According to Wood Mackenzie senior analyst Priti Mehta, for these facilities, the “restart process will require longer duration to stabilize.” The same goes for shut-in oil fields. Those supply channels could take months to restart.

Years: This is the biggest one the market isn’t talking about: the Ras Laffan LNG trains in Qatar. Seventeen percent of Qatar’s total export capacity was destroyed by Iranian strikes and will require repairs lasting as long as five years.

Even with these extended timelines, Wood Mackenzie predicts a quick turnaround if things go back to normal.  Their current projection shows oil averaging $89 in Q2, $75 in Q3 and stabilizing back to $65 for full year 2027.

In the meantime, we still don’t know the full extent of the damage to the economy. Recent economic signals have looked better than some may expect. The March jobs report reversed February’s negative trend and exceeded expectations. Same store sales continue to grow as does consumer spending. Record breaking tax refunds are hitting this month.

The impact of these higher oil prices has yet to be felt. But the March CPI report was instructive. Core CPI remains low, rising to just 2.6% year-over-year. But all-items CPI, which includes energy, spiked 0.9% in the month of March and sat at 3.3% year-over-year.
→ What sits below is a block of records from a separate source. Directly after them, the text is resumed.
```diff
@@ -296,8 +302,10 @@
   }
   f.group_sync = c.group_counters(m);
   if (f.group_sync && f.dense && !c.prologue) (void)hipMemsetAsync(f.group_sync, 0, 1024, s);
-  if (c.nq <= 128) {
-    f.tiles_q = 1;
+  if (c.nq <= 128) f.tiles_q = 1;
+  if (f.dense == 2) {
+    launch_seed_filter(f, grid.x, c.nq <= 128, c.i8, s);
+  } else if (c.nq <= 128) {
     if (c.i8) launch_v7<1, true>(f, grid, s); else launch_v7<1, false>(f, grid, s);
   } else {
     if (c.i8) launch_v7<2, true>(f, grid, s); else launch_v7<2, false>(f, grid, s);
@@ -314,16 +322,16 @@
   } else if (c.prologue) {
     const int64_t cells = std::max<int64_t>(std::max<int64_t>(c.b_pad / 2, c.nq), 256);
     hipLaunchKernelGGL(seed_prologue_kernel, dim3((unsigned)((cells + 255) / 256)), dim3(256), 0, s, reinterpret_cast<u64*>(m.T.p), c.b_pad / 2, 0x7F8000007F800000ull,
-                       cnt, c.nq, (u32)S0, c.group_counters(m));
+                       cnt, c.nq, (u32)c.seed_slots, c.group_counters(m));
   } else {
     launch_fill_u64(reinterpret_cast<u64*>(m.T.p), c.b_pad / 2, 0x7F8000007F800000ull, s);
-    const hipError_t er = dense ? hipMemsetD32Async(reinterpret_cast<hipDeviceptr_t>(cnt), (int)S0, (size_t)c.nq, s) : hipMemsetAsync(cnt, 0, (size_t)c.nq * 4, s);
+    const hipError_t er = dense ? hipMemsetD32Async(reinterpret_cast<hipDeviceptr_t>(cnt), c.seed_slots, (size_t)c.nq, s) : hipMemsetAsync(cnt, 0, (size_t)c.nq * 4, s);
     if (er != hipSuccess) return ix.hip_fail(er, "memset");
   }
   unsigned long long seed_stride = 0;
   u32 seed_head = 0;
   FilterArgs f0 = fa;
-  f0.dense = dense ? 1 : 0;
+  f0.dense = c.seed_best ? 2 : (dense ? 1 : 0);
   f0.cand_keys = m.cand.as<u64>();
   if (!c.approx) {
     const u32 sample_head = (u32)(S0 / 2);
@@ -358,7 +366,7 @@
     launch_merge_lists(f0.cand_keys, c.cap, c.k, c.nq, c.run_keys, false, s, cnt, nullptr, seed_stride, seed_head);
     return EPS_OK;
   }
-  launch_merge_lists(f0.cand_keys, c.cap, c.k, c.nq, c.run_keys, false, s, cnt, &c.fs, seed_stride, seed_head, m.seedc.as<u32>(), c.k, cnt);
+  launch_merge_lists(f0.cand_keys, c.cap, c.k, c.nq, c.run_keys, false, s, cnt, &c.fs, seed_stride, seed_head, m.seedc.as<u32>(), c.k, cnt, c.seed_best ? c.nq : 0);
   ra.cand = m.seedc.as<u32>();
   ra.cap = c.k;
   ra.fuse = 2;
diff --git a/vectordb_amd/csrc/mfma_kernels.hpp b/vectordb_amd/csrc/mfma_kernels.hpp
--- a/vectordb_amd/csrc/mfma_kernels.hpp
+++ b/vectordb_amd/csrc/mfma_kernels.hpp
@@ -104,6 +104,7 @@
 __device__ __forceinline__ int swz(int row, int chunk) { return (row << 3) + (chunk ^ ((row >> 1) & 7)); }
 
 constexpr int BM3 = 256, BN3 = 256;
+#ifndef EPS_MFMA_V7_TEMPLATE_ONLY
 __global__ __launch_bounds__(512, 2) void mfma_filter_kernel_v3(FilterArgs a) {
   extern __shared__ __attribute__((aligned(16))) unsigned char lds[];
   constexpr int SLOT = 65536;
@@ -285,17 +286,19 @@
     }
   }
 }
+#endif
 
 #define EPS_DS_READ_B128(dst, addr, off) asm volatile("ds_read_b128 %0, %1 offset:%2" : EPS_FRAG_C(dst) : "v"(addr), "n"(off))
 #define EPS_GLOAD_B128(dst, voff, sbase, off) \
   asm volatile("global_load_dwordx4 %0, %1, %2 offset:%3" : EPS_FRAG_C(dst) : "v"(voff), "s"(sbase), "n"(off))
 
-enum { FM_IDS = 0, FM_KEYS = 1, FM_DENSE = 2 };
+enum { FM_IDS = 0, FM_KEYS = 1, FM_DENSE = 2, FM_SEED = 3 };
 constexpr int V7_CAPW = 128;
 constexpr size_t V7_LDS_BYTES = (size_t)4 * 256 * 128 + 2 * 256 * sizeof(float) + 4096 + 64 + 4 * V7_CAPW * (8 + 4);
 
 template <int JQ, int MODE, bool I8 = false>
 __global__ __launch_bounds__(256, 1) void mfma_filter_kernel_v7(FilterArgs a) {
+  constexpr bool LISTS = MODE == FM_IDS || MODE == FM_KEYS;
   constexpr int NRB = 8;
   constexpr int TR = 32 * NRB;
   constexpr int VI = V7_VI;
@@ -397,7 +400,7 @@
   u64* wbuf = reinterpret_cast<u64*>(lds + RING * ASLOT + 2048 + 4096 + 64) + wave * V7_CAPW;
   float* wkey = reinterpret_cast<float*>(lds + RING * ASLOT + 2048 + 4096 + 64 + 4 * V7_CAPW * 8) + wave * V7_CAPW;
   volatile __attribute__((address_space(3))) u32* wcnt_lds = (volatile __attribute__((address_space(3))) u32*)wcnt;
-  if (MODE != FM_DENSE && lane == 0) *wcnt = 0;
+  if (LISTS && lane == 0) *wcnt = 0;
   auto append = [&](int64_t qq, u32 row, float dapx) __attribute__((always_inline)) {
     const u32 slot_c = atomicAdd(&a.cnt[qq], 1u);
     if (slot_c < (u32)a.cap) {
@@ -641,13 +644,13 @@
 #pragma unroll
     for (int j = 0; j < JQ; ++j) {
       Tq[j] = __builtin_bit_cast(thr_t, tq_lds[j * 64 + lne]);
-      cj[j] = MODE == FM_DENSE ? tq_lds[(2 + j) * 64 + lne] : 0.f;
+      cj[j] = !LISTS ? tq_lds[(2 + j) * 64 + lne] : 0.f;
     }
 #pragma unroll
     for (int i0 = 0; i0 < NRB; i0 += GROUP) {
       thr_t mxg[GROUP][JQ];
       bool group_hit = true;
-      if (MODE != FM_DENSE) {
+      if (LISTS) {
         bool h = false;
 #pragma unroll
         for (int j = 0; j < JQ; ++j) {
@@ -663,7 +666,7 @@
         }
         group_hit = __any(h);
       }
-      if (MODE == FM_DENSE || __builtin_expect(group_hit, 0)) {
+      if (!LISTS || __builtin_expect(group_hit, 0)) {
 #pragma unroll
         for (int ii = 0; ii < GROUP; ++ii) {
           const int i = i0 + ii;
@@ -685,6 +688,24 @@
                         nan ? KEY_EMPTY : make_key(dapx, (u32)row);
                 }
               }
+              continue;
+            }
+            if (MODE == FM_SEED) {
+              const int64_t qq = qbase + j * 32 + l31e;
+              const int64_t blk = row0 + i * 32;
+              const thr_t mx = OP::max16(acc[i][j]);
+              u32 hm = 0;
+#pragma unroll
+              for (int r = 0; r < 16; ++r) hm |= acc[i][j][r] == mx ? (1u << r) : 0u;
+              u64 key = KEY_EMPTY;
+              if (hm && blk < a.row_hi) {
+                const int r = __builtin_ctz(hm);
+                float dapx = (float)mx * a.s + cj[j];
+                const bool nan = dapx != dapx;
+                if (a.metric == 0) dapx = fmaxf(dapx, 0.f);
+                if (!nan) key = make_key(dapx, (u32)(blk + kh4e + (r & 3) + 8 * (r >> 2)));
+              }
+              if (qq < a.nq) a.cand_keys[((blk - a.tile0 * TR) / 16 + (kh4e >> 2)) * a.nq + qq] = key;
               continue;
             }
             if (__any(mxg[ii][j] >= Tq[j])) {
@@ -722,15 +743,19 @@
         }
       }
     }
-    if (MODE != FM_DENSE) {
+    if (LISTS) {
       if (*wcnt_lds >= (u32)(V7_CAPW / 2)) flush();
     }
   }
-  if (MODE != FM_DENSE) flush();
+  if (LISTS) flush();
   asm volatile("s_waitcnt vmcnt(0)" ::: "memory");
 }
 
-
+void seed_filter_kernels_init();
+void launch_seed_filter(const FilterArgs& f, unsigned grid, bool one_tile, bool i8, hipStream_t s);
+
+
+#ifndef EPS_MFMA_V7_TEMPLATE_ONLY
 __global__ void pack_qf_kernel(const _Float16* qh, _Float16* qf, int64_t b_pad, int d_pad) {
   const int64_t frag = blockIdx.x;
   const int KC = d_pad / 16;
@@ -740,6 +765,7 @@
   const half8 v = *reinterpret_cast<const half8*>(qh + (qb * 32 + (lane & 31)) * d_pad + kc * 16 + (lane >> 5) * 8);
   *reinterpret_cast<half8*>(qf + (frag * 64 + lane) * 8) = v;
 }
+#endif
 
 
 }
diff --git a/vectordb_amd/csrc/seed_pass.hip b/vectordb_amd/csrc/seed_pass.hip
--- /dev/null
+++ b/vectordb_amd/csrc/seed_pass.hip
@@ -0,0 +1,23 @@
+#define EPS_MFMA_V7_TEMPLATE_ONLY
+#include "mfma_kernels.hpp"
+
+namespace eps {
+
+void seed_filter_kernels_init() {
+  for (const void* fn : {reinterpret_cast<const void*>(mfma_filter_kernel_v7<2, FM_SEED>), reinterpret_cast<const void*>(mfma_filter_kernel_v7<1, FM_SEED>),
+                         reinterpret_cast<const void*>(mfma_filter_kernel_v7<2, FM_SEED, true>), reinterpret_cast<const void*>(mfma_filter_kernel_v7<1, FM_SEED, true>)})
+    (void)hipFuncSetAttribute(fn, hipFuncAttributeMaxDynamicSharedMemorySize, (int)V7_LDS_BYTES);
+}
+
+void launch_seed_filter(const FilterArgs& f, unsigned grid, bool one_tile, bool i8, hipStream_t s) {
+  const dim3 g(grid), block(256);
+  if (one_tile) {
+    if (i8) hipLaunchKernelGGL((mfma_filter_kernel_v7<1, FM_SEED, true>), g, block, V7_LDS_BYTES, s, f);
+    else hipLaunchKernelGGL((mfma_filter_kernel_v7<1, FM_SEED, false>), g, block, V7_LDS_BYTES, s, f);
+  } else {
+    if (i8) hipLaunchKernelGGL((mfma_filter_kernel_v7<2, FM_SEED, true>), g, block, V7_LDS_BYTES, s, f);
+    else hipLaunchKernelGGL((mfma_filter_kernel_v7<2, FM_SEED, false>), g, block, V7_LDS_BYTES, s, f);
+  }
+}
+
+}
```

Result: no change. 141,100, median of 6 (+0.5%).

When you account for that, real wages (month-over-month) in the U.S. fell for the first time since our last battle with inflation in 2022.
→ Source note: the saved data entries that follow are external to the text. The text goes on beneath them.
__global__ __launch_bounds__(1024) void reduce_tiles_batch_kernel(adp_mod_batch q, int64_t C, int64_t NT, int64_t bstride) {
  __shared__ float part[16][64];
  const int lane = threadIdx.x & 63, tg = threadIdx.x >> 6;
  const int64_t W = 2 * C;
  const int64_t j = (int64_t)blockIdx.x * 64 + lane;
  const int64_t b = blockIdx.y;
  const float* ws = q.ws[blockIdx.z];
  float s = 0.0f;
  if (j < W) {
    const int64_t which = j / C, c = j % C;
    const float* p = ws + ((b * 2 + which) * NT) * C + c;
    for (int64_t t = tg; t < NT; t += 16) s += p[t * C];
  }
  part[tg][lane] = s;
  __syncthreads();
  if (tg == 0 && j < W) {
    float v = 0.0f;
#pragma unroll
    for (int k = 0; k < 16; ++k) v += part[k][lane];
    q.out[blockIdx.z][b * bstride + j] = v;
// ... 86 lines not shown
  if (B <= 0 || C <= 0 || L <= 0 || G <= 0 || C % G) return ADP_ERR_SHAPE;
  const int64_t NG = (C / G) * L, nchunks = adp_cdiv(NG, GN_CHUNK);
  if (B * G > 65535 || B * C > 65535) return ADP_ERR_SHAPE;
  ADP_LAUNCH(gn_partial_kernel, dim3((unsigned)nchunks, (unsigned)(B * G)), dim3(256), stream, x, NG, nchunks, ws);
  if ((L & 3) == 0 && ((reinterpret_cast<uintptr_t>(x) | reinterpret_cast<uintptr_t>(act)) & 15) == 0)
    return launch_gn_act_slab<2>(x, ws, gamma, beta, B, C, L, G, nchunks, eps, stats, act, stream);
  ADP_LAUNCH(gn_apply_kernel, dim3((unsigned)adp_cdiv(L, 1024), (unsigned)(B * C)), dim3(256), stream, x,
             (const float*)ws, gamma, beta, C, L, G, nchunks, eps, stats, act);
  return ADP_LAUNCH_OK();
}

extern "C" int64_t adp_row_nsplit(int64_t rows, int64_t L) { return row_nsplit(rows, L); }

extern "C" int adp_gn_silu_bwd_reduce(const float* x, const float* dact, const float* stats, const float* gamma,
                                      const float* beta, int64_t B, int64_t C, int64_t L, int64_t G, int64_t NS,
                                      float* ab, void* stream) {
  if (!x || !dact || !stats || !gamma || !beta || !ab) return ADP_ERR_NULL;
  if (B <= 0 || C <= 0 || L <= 0 || G <= 0 || C % G || NS < 1 || NS > 65535 || B * C > 65535) return ADP_ERR_SHAPE;
  int64_t CL = adp_cdiv(L, NS);
  if ((L & 3) == 0) CL = (CL + 3) & ~(int64_t)3;
  if (gn_bwd_vec_ok(x, dact, nullptr, nullptr, L, CL) && (reinterpret_cast<uintptr_t>(ab) & 7) == 0) {
    const int64_t nseg = B * C * NS;
    const int tpr = gn_bwd_tpr(CL);
    const dim3 grid((unsigned)adp_cdiv(nseg, 256 / tpr));
#define ADP_GN_RED(T) \
  ADP_LAUNCH((gn_bwd_reduce_vec_kernel<T>), grid, dim3(256), stream, x, dact, stats, gamma, beta, C, L, G, NS, CL, nseg, ab)
    if (tpr == 16) ADP_GN_RED(16);
    else if (tpr == 32) ADP_GN_RED(32);
    else if (tpr == 64) ADP_GN_RED(64);
    else ADP_GN_RED(256);
#undef ADP_GN_RED
    return ADP_LAUNCH_OK();
  }
  ADP_LAUNCH(gn_bwd_reduce_kernel, dim3((unsigned)NS, (unsigned)(B * C)), dim3(256), stream, x, dact, stats, gamma,
             beta, C, L, G, NS, CL, ab);
  return ADP_LAUNCH_OK();
}

extern "C" int adp_gn_silu_bwd_apply_ab(const float* x, const float* dact, const float* stats, const float* gamma,
                                        const float* beta, const float* ab, const float* dres, int64_t B, int64_t C,
                                        int64_t L, int64_t G, int64_t NS, int64_t NSab, float* dx, float* dgamma,
                                        float* dbeta, int64_t accumulate, void* stream) {
  if (!x || !dact || !stats || !gamma || !beta || !ab || !dx || (!dgamma != !dbeta)) return ADP_ERR_NULL;
  if (B <= 0 || C <= 0 || L <= 0 || G <= 0 || C % G || NS < 1 || NS > 65535 || NSab < 1 || B * C > 65535) return ADP_ERR_SHAPE;
  int64_t CL = adp_cdiv(L, NS);
  if ((L & 3) == 0) CL = (CL + 3) & ~(int64_t)3;
  if (gn_bwd_vec_ok(x, dact, dres, dx, L, CL) && (reinterpret_cast<uintptr_t>(ab) & 7) == 0) {
    const int64_t nseg = B * C * NS;
    const int tpr = gn_bwd_tpr(CL);
    const dim3 grid((unsigned)adp_cdiv(nseg, 256 / tpr));
#define ADP_GN_APP(T)                                                                                                  \
  ADP_LAUNCH((gn_bwd_apply_vec_kernel<T>), grid, dim3(256), stream, x, dact, stats, gamma, beta, ab, dres, C, L, G, NS, \
             CL, nseg, dx, B, dgamma, dbeta, (int)accumulate, NSab)
    if (tpr == 16) ADP_GN_APP(16);
    else if (tpr == 32) ADP_GN_APP(32);
    else if (tpr == 64) ADP_GN_APP(64);
    else ADP_GN_APP(256);
#undef ADP_GN_APP
    return ADP_LAUNCH_OK();
  }
  ADP_LAUNCH(gn_bwd_apply_kernel, dim3((unsigned)NS, (unsigned)(B * C)), dim3(256), stream, x, dact, stats, gamma,
             beta, ab, dres, C, L, G, NS, CL, dx, B, dgamma, dbeta, (int)accumulate, NSab);
  return ADP_LAUNCH_OK();
}

extern "C" int adp_gn_silu_bwd_apply(const float* x, const float* dact, const float* stats, const float* gamma,
                                     const float* beta, const float* ab, const float* dres, int64_t B, int64_t C,
                                     int64_t L, int64_t G, int64_t NS, float* dx, float* dgamma, float* dbeta,
                                     int64_t accumulate, void* stream) {
  return adp_gn_silu_bwd_apply_ab(x, dact, stats, gamma, beta, ab, dres, B, C, L, G, NS, NS, dx, dgamma, dbeta, accumulate,
                                  stream);
}

extern "C" int adp_gn_param_grad(const float* ab, int64_t B, int64_t C, int64_t NS, float* dgamma, float* dbeta,
                                 int64_t accumulate, void* stream) {
  if (!ab || !dgamma || !dbeta) return ADP_ERR_NULL;
  if (B <= 0 || C <= 0 || NS < 1) return ADP_ERR_SHAPE;
  ADP_LAUNCH(gn_param_grad_kernel, dim3((unsigned)adp_cdiv(C, 256)), dim3(256), stream, ab, B, C, NS, dgamma, dbeta,
             (int)accumulate);
  return ADP_LAUNCH_OK();
}

extern "C" int adp_modulation_fwd(const float* x, const float* ss, int64_t ss_bstride, int64_t B, int64_t C,
                                  int64_t L, float eps, float* y, float* stats, void* stream) {
  if (!x || !ss || !y || !stats) return ADP_ERR_NULL;
  if (B <= 0 || C <= 0 || L <= 0 || B > 65535 || L >= (int64_t)1 << 31) return ADP_ERR_SHAPE;
  if (C > LN_CMAX) return ADP_ERR_UNSUPPORTED;
  return launch_ln_fwd(x, ss, ss_bstride, B, C, L, eps, y, stats, stream);
}

extern "C" int adp_modulation_ln_fwd(const float* x, const float* ss, int64_t ss_bstride, int64_t B, int64_t C, int64_t L,
                                     float eps, float* y, float* stats, float eps_ln, const float* gamma, const float* beta,
                                     float* xn, const float* gamma2, const float* beta2, float* xn2, float* ln_stats,
                                     void* stream) {
  if (!x || !ss || !y || !stats || !gamma || !beta || !xn || !ln_stats) return ADP_ERR_NULL;
  if (xn2 && (!gamma2 || !beta2)) return ADP_ERR_NULL;
  if (B <= 0 || C <= 0 || L <= 0 || B > 65535 || L >= (int64_t)1 << 31) return ADP_ERR_SHAPE;
  if (C > LN_CMAX) return ADP_ERR_UNSUPPORTED;
  return launch_ln_fwd(x, ss, ss_bstride, B, C, L, eps, y, stats, stream, gamma, beta, gamma2, beta2, xn2, eps_ln, xn,
                       ln_stats);
}

extern "C" int adp_gn_finalize(const float* part, int64_t B, int64_t C, int64_t E, int64_t G, float eps, float* stats,
                               void* stream) {
  if (!part || !stats) return ADP_ERR_NULL;
  if (B <= 0 || C <= 0 || E <= 0 || G <= 0 || C % G || (C / G) % 4) return ADP_ERR_SHAPE;
  ADP_LAUNCH(gn_finalize_kernel, dim3((unsigned)(B * G)), dim3(64), stream, part, C, E, G, eps, stats);
  return ADP_LAUNCH_OK();
}

extern "C" int adp_gn_finalize_act(const float* x, const float* part, int64_t B, int64_t C, int64_t L, int64_t E,
                                   int64_t G, float eps, const float* gamma, const float* beta, float* stats,
                                   float* act, void* stream) {
  if (!x || !part || !gamma || !beta || !stats || !act) return ADP_ERR_NULL;
  if (B <= 0 || C <= 0 || L <= 0 || E <= 0 || G <= 0 || C % G || (C / G) % 4 || B * C > 65535) return ADP_ERR_SHAPE;
  if ((L & 3) == 0 && ((reinterpret_cast<uintptr_t>(x) | reinterpret_cast<uintptr_t>(act)) & 15) == 0)
    return launch_gn_act_slab<1>(x, part, gamma, beta, B, C, L, G, E, eps, stats, act, stream);
  ADP_LAUNCH(gn_finalize_act_kernel, dim3((unsigned)adp_cdiv(L, 1024), (unsigned)(B * C)), dim3(256), stream, x, part,
             gamma, beta, C, L, G, E, eps, stats, act);
  return ADP_LAUNCH_OK();
}

extern "C" int adp_gn_act(const float* x, const float* stats, const float* gamma, const float* beta, int64_t B,
                          int64_t C, int64_t L, int64_t G, float* act, void* stream) {
  if (!x || !stats || !gamma || !beta || !act) return ADP_ERR_NULL;
  if (B <= 0 || C <= 0 || L <= 0 || G <= 0 || C % G || B * C > 65535) return ADP_ERR_SHAPE;
  if ((L & 3) == 0 && ((reinterpret_cast<uintptr_t>(x) | reinterpret_cast<uintptr_t>(act)) & 15) == 0)
    return launch_gn_act_slab<0>(x, stats, gamma, beta, B, C, L, G, 0, 0.0f, (float*)nullptr, act, stream);
  ADP_LAUNCH(gn_act_kernel, dim3((unsigned)adp_cdiv(L, 1024), (unsigned)(B * C)), dim3(256), stream, x, stats, gamma,
             beta, C, L, G, act);
  return ADP_LAUNCH_OK();
}

extern "C" int adp_ln_stats(const float* x, int64_t B, int64_t C, int64_t L, float eps, float* stats, void* stream) {
  if (!x || !stats) return ADP_ERR_NULL;
  if (B <= 0 || C <= 0 || L <= 0 || B > 65535 || L >= (int64_t)1 << 31) return ADP_ERR_SHAPE;
  if (C > LN_CMAX) return ADP_ERR_UNSUPPORTED;
  return launch_ln_fwd(x, (const float*)nullptr, (int64_t)0, B, C, L, eps, (float*)nullptr, stats, stream);
}

extern "C" int adp_ln_affine_fwd(const float* x, int64_t B, int64_t C, int64_t L, float eps, const float* gamma,
                                 const float* beta, float* y, const float* gamma2, const float* beta2, float* y2,
                                 float* stats, void* stream) {
  if (!x || !gamma || !beta || !y || !stats) return ADP_ERR_NULL;
  if (y2 && (!gamma2 || !beta2)) return ADP_ERR_NULL;
  if (B <= 0 || C <= 0 || L <= 0 || B > 65535 || L >= (int64_t)1 << 31) return ADP_ERR_SHAPE;
  if (C > LN_CMAX) return ADP_ERR_UNSUPPORTED;
  return launch_ln_fwd(x, (const float*)nullptr, (int64_t)0, B, C, L, eps, y, stats, stream, gamma, beta, gamma2, beta2,
                       y2);
}

extern "C" int64_t adp_chan_ln_bwd_ws_bytes(int64_t B, int64_t C, int64_t L) {
  if (B <= 0 || C <= 0 || L <= 0) return ADP_ERR_SHAPE;
  const int64_t t_old = adp_cdiv(L, ln_cfg(C, B, L).tl), t_vec = adp_cdiv(L, 4 * lnv_cfg(C, B, L).lpr);
  return B * 2 * C * (t_old > t_vec ? t_old : t_vec) * (int64_t)sizeof(float);
}

extern "C" int adp_modulation_bwd(const float* x, const float* dy, const float* ss, int64_t ss_bstride,
                                  const float* stats, int64_t B, int64_t C, int64_t L, float* dx, float* dss,
                                  int64_t dss_bstride, float* ws, void* stream) {
  if (!x || !dy || !ss || !stats || !dx || !dss || !ws) return ADP_ERR_NULL;
  if (B <= 0 || C <= 0 || L <= 0 || B > 65535 || L >= (int64_t)1 << 31) return ADP_ERR_SHAPE;
  if (C > LN_CMAX) return ADP_ERR_UNSUPPORTED;
  const int64_t NT = launch_ln_bwd(x, dy, ss, ss_bstride, (const float*)nullptr, stats, (const float*)nullptr, B, C, L, dx,
                                   ws, stream);
  launch_reduce_tiles((const float*)ws, B, C, NT, dss_bstride, 0, 0, dss, stream);
  return ADP_LAUNCH_OK();
}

The question we all need answered is simple: is the Wood Mackenzie data correct? Will oil prices be fully recovered a year from now? If so, the upside is real. Wages will recover nicely and so too will equities. If not, our big recession question may become a real concern.

Past performance is not indicative of future results.

The market has already done the easy part — it priced in the best-case scenario. Everything from here is execution risk. Does the ceasefire hold? Does the LNG infrastructure come back faster than expected? Do oil prices fall to Wood Mackenzie’s $65 target by next year? If the answers are yes, markets are fine. If the answer is no, this rally could reverse as quickly as it recovered.

We don’t know the answers. Neither does the market. What we do know is that asymmetry like this — where the upside is already in the price and the downside is not — is exactly when disciplined positioning earns its keep. We’re keeping ours.